Anyway, I got back to California with an abrasion on the side of my face, and the next
day a friend called. He was from the crew of surfers who used to walk parade
routes selling cotton candy, popcorn and sodas, back when we were all in our
twenties.
“Hey man, whaddaya have going right now?”
he asked.
“Not much, I just got back from spending
all my money on a trip to New York.”
“Oh cool, what took you out there?”
“There was a play I wanted to see.”
“You flew to New York to see a play?”
“There was an actress in a play that I
wanted to see.”
“You few out to New York to see an actress in a play? Nice! I guess that’s
good for me.”
“How’s that?”
“Because you’re broke and need
work--right?”
“Yeah, ok.”
“You know the Olympics are coming up soon,
right?”
“Yeah.”
“Well,” he said, “I just dropped a few
grand on some official Olympic merchandise.”
“You mean sell it to people going in and
out of the stadium?”
“No, a little more adventurous than that,”
he said. “You know how they light that huge flame at the beginning of the
games?”
“Yeah.”
“Well,
there’s a torch relay and that relay has a route.”
“You mean, sell stuff along the route?”
“It’s going to be full of people, just like
at a parade.”
The Olympic Flame commemorates when
Prometheus stole fire from the gods and gave it to humanity. It represents the
light of spirit and knowledge, the pursuit of perfection, the struggle for
victory, and life itself. In ancient times it was lit from mirrors focusing rays
of the Sun at the Temple of Hera in Olympia, Greece. They do the same thing today except it’s in front
of the ruins of the temple, and it’s a modern parabolic mirror that ignites the
initial torch. The flame travels around Greece, and after a ceremony in Athens, it begins its journey to the host city. The relay
ends at the opening ceremony when the final torch-bearer runs up a staircase in
the arena and lights a huge cauldron to mark the start of the games.
The Olympic Torch Relay was going to be a
little over two months long and it was going through every state except Alaska and Hawaii. We had a passenger van. We took out the back two
seats for merchandise, and took off having no idea what to expect.
Each day the flame would head out of the
city it had stopped in the night before, meaning they would have a ceremony in
the morning where the first runner would light their torch and begin running
the route. The runner at the edge of the city would light a flame in a sculpted
bronze bowl on the back of a truck, where it would then go to another town or
city to begin another route. We called it the Torch Train, because all in all
it was a caravan of cars and vans.
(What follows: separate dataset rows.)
# Ophiase/Stochastic-Vector-Oracle-Consensus

Measured on AMD Instinct MI355X. Metric: consensus updates/sec (N oracles x D dims, batched), higher is better.
Workload: dtype fp32; 1 GPU; model=svoc-consensus N=256 D=4096 streaming (f=32, constrained), global_batch=1024, seq_len=4096, parallelism=dp1, engine_mode=fast, storage=fp32, n_oracles=256, dimension=4096, n_failing=32, hip_graph=True, backend_world=1, stream_pool=89, independent_failing=False, transactional=False, fast_transactional=True, pipeline_chunks=2

## Files before the change

### csrc/include/svoc/slabdma.hpp

```cpp
#pragma once

#include <hip/hip_runtime.h>
#include <stdint.h>

#include "svoc/bufload.hpp"

namespace svoc {

typedef uint32_t u32x32_t __attribute__((ext_vector_type(32)));
typedef uint32_t u32x4_t __attribute__((ext_vector_type(4)));
struct RawRows {
  u32x32_t lo, hi;
  SVOC_DEV uint32_t at(int i) const { return i < 32 ? lo[i] : hi[i - 32]; }
};

template <int NSEG>
struct SlabDma {
  static constexpr int P = 64 / NSEG, CPR = P / 4, RPI = 64 / CPR;
  int vlane;
  int row0;
  int colb;
  SVOC_DEV SlabDma(int lane, int rowb) {
    const int j = lane / CPR;
    row0 = (j % NSEG) * 64 + j / NSEG;
    colb = (lane % CPR) * 16;
    vlane = row0 * rowb + colb;
  }
  SVOC_DEV int row_of(int k) const { return row0 + k * (RPI / NSEG); }
  static SVOC_DEV uint32_t lds_addr(uint32_t* region) {
    return (uint32_t)(uintptr_t)(__attribute__((address_space(3))) void*)region;
  }
  SVOC_DEV void issue(const BufDesc& rs, uint32_t* region, int rowb, int col0) const {
    const int vo = vlane + col0 * 4;
    const uint32_t lds0 = lds_addr(region);
#pragma unroll
    for (int k = 0; k < 16; ++k) {
      const uint32_t lds = lds0 + k * 1024u;
      int keep;
      asm volatile(
          "s_mov_b32 %0, m0\n\t"
          "s_mov_b32 m0, %3\n\t"
          "s_nop 0\n\t"
          "buffer_load_dwordx4 %1, %2, %4 offen lds\n\t"
          "s_mov_b32 m0, %0"
          : "=&s"(keep)
          : "v"(vo), "s"(rs.w), "s"(lds), "s"(k * (RPI / NSEG) * rowb)
          : "memory");
    }
  }
  template <class Sel, class OffB>
  SVOC_DEV void issue_mapped(const BufDesc& rs, const BufDesc& rb, uint32_t* region, int rowb, int col0, Sel sel,
                             OffB off_b) const {
    const int vo = vlane + col0 * 4;
    const uint32_t lds0 = lds_addr(region);
#pragma unroll
    for (int k = 0; k < 16; ++k) {
      const uint32_t lds = lds0 + k * 1024u;
      const uint32_t fb = sel(k);
      const int vb = off_b(k, fb);
      int keep;
      uint64_t sx;
      asm volatile(
          "s_mov_b32 %0, m0\n\t"
          "s_mov_b32 m0, %7\n\t"
          "s_mov_b64 %1, exec\n\t"
          "v_cmp_ne_u32 vcc, 0, %4\n\t"
          "s_nop 4\n\t"
          "s_andn2_b64 exec, %1, vcc\n\t"
          "s_nop 0\n\t"
          "buffer_load_dwordx4 %2, %5, %8 offen lds\n\t"
          "s_and_b64 exec, %1, vcc\n\t"
          "s_nop 0\n\t"
          "buffer_load_dwordx4 %3, %6, 0 offen lds\n\t"
          "s_mov_b64 exec, %1\n\t"
          "s_mov_b32 m0, %0"
          : "=&s"(keep), "=&s"(sx)
          : "v"(vo), "v"(vb), "v"(fb), "s"(rs.w), "s"(rb.w), "s"(lds), "s"(k * (RPI / NSEG) * rowb)
          : "vcc", "memory");
    }
  }
  template <class Sel, class OffB>
  SVOC_DEV void issue_mapped3(const BufDesc& rs, const BufDesc& rb, const BufDesc& rp, uint32_t* region, int rowb,
                              int col0, Sel sel, OffB off_b) const {
    const int vo = vlane + col0 * 4;
    const uint32_t lds0 = lds_addr(region);
#pragma unroll
    for (int k = 0; k < 16; ++k) {
      const uint32_t lds = lds0 + k * 1024u;
      const int fb = sel(k);
      const int vb = off_b(k);
      int keep;
      uint64_t sx, sp;
      asm volatile(
          "s_mov_b32 %0, m0\n\t"
          "s_mov_b32 m0, %9\n\t"
          "s_mov_b64 %1, exec\n\t"
          "v_cmp_gt_i32_e64 %2, 0, %5\n\t"
          "v_cmp_lt_i32 vcc, 0, %5\n\t"
          "s_nop 4\n\t"
          "s_and_b64 exec, %1, vcc\n\t"
          "s_nop 0\n\t"
          "buffer_load_dwordx4 %4, %7, 0 offen lds\n\t"
          "s_and_b64 exec, %1, %2\n\t"
          "s_or_b64 vcc, vcc, %2\n\t"
          "buffer_load_dwordx4 %4, %8, 0 offen lds\n\t"
          "s_andn2_b64 exec, %1, vcc\n\t"
          "s_nop 0\n\t"
          "buffer_load_dwordx4 %3, %6, %10 offen lds\n\t"
          "s_mov_b64 exec, %1\n\t"
          "s_mov_b32 m0, %0"
          : "=&s"(keep), "=&s"(sx), "=&s"(sp)
          : "v"(vo), "v"(vb), "v"(fb), "s"(rs.w), "s"(rb.w), "s"(rp.w), "s"(lds), "s"(k * (RPI / NSEG) * rowb)
          : "vcc", "memory");
    }
  }
};

}
```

If you were waiting at the curb, the way it
appeared as it passed, was: first the corporate-sponsor trucks and cars handing
out sodas, and little plastic flags, passed by; then local cops blocking off
intersections; then the shuttle that dropped off runners; then some Olympic
Committee cars; then a small pack of motorcyclists who set the butane of a new
runner, then media vans and a truck with a platform for cameras; then the
runner with the flame; and finally the gaggle of support vehicles and locals.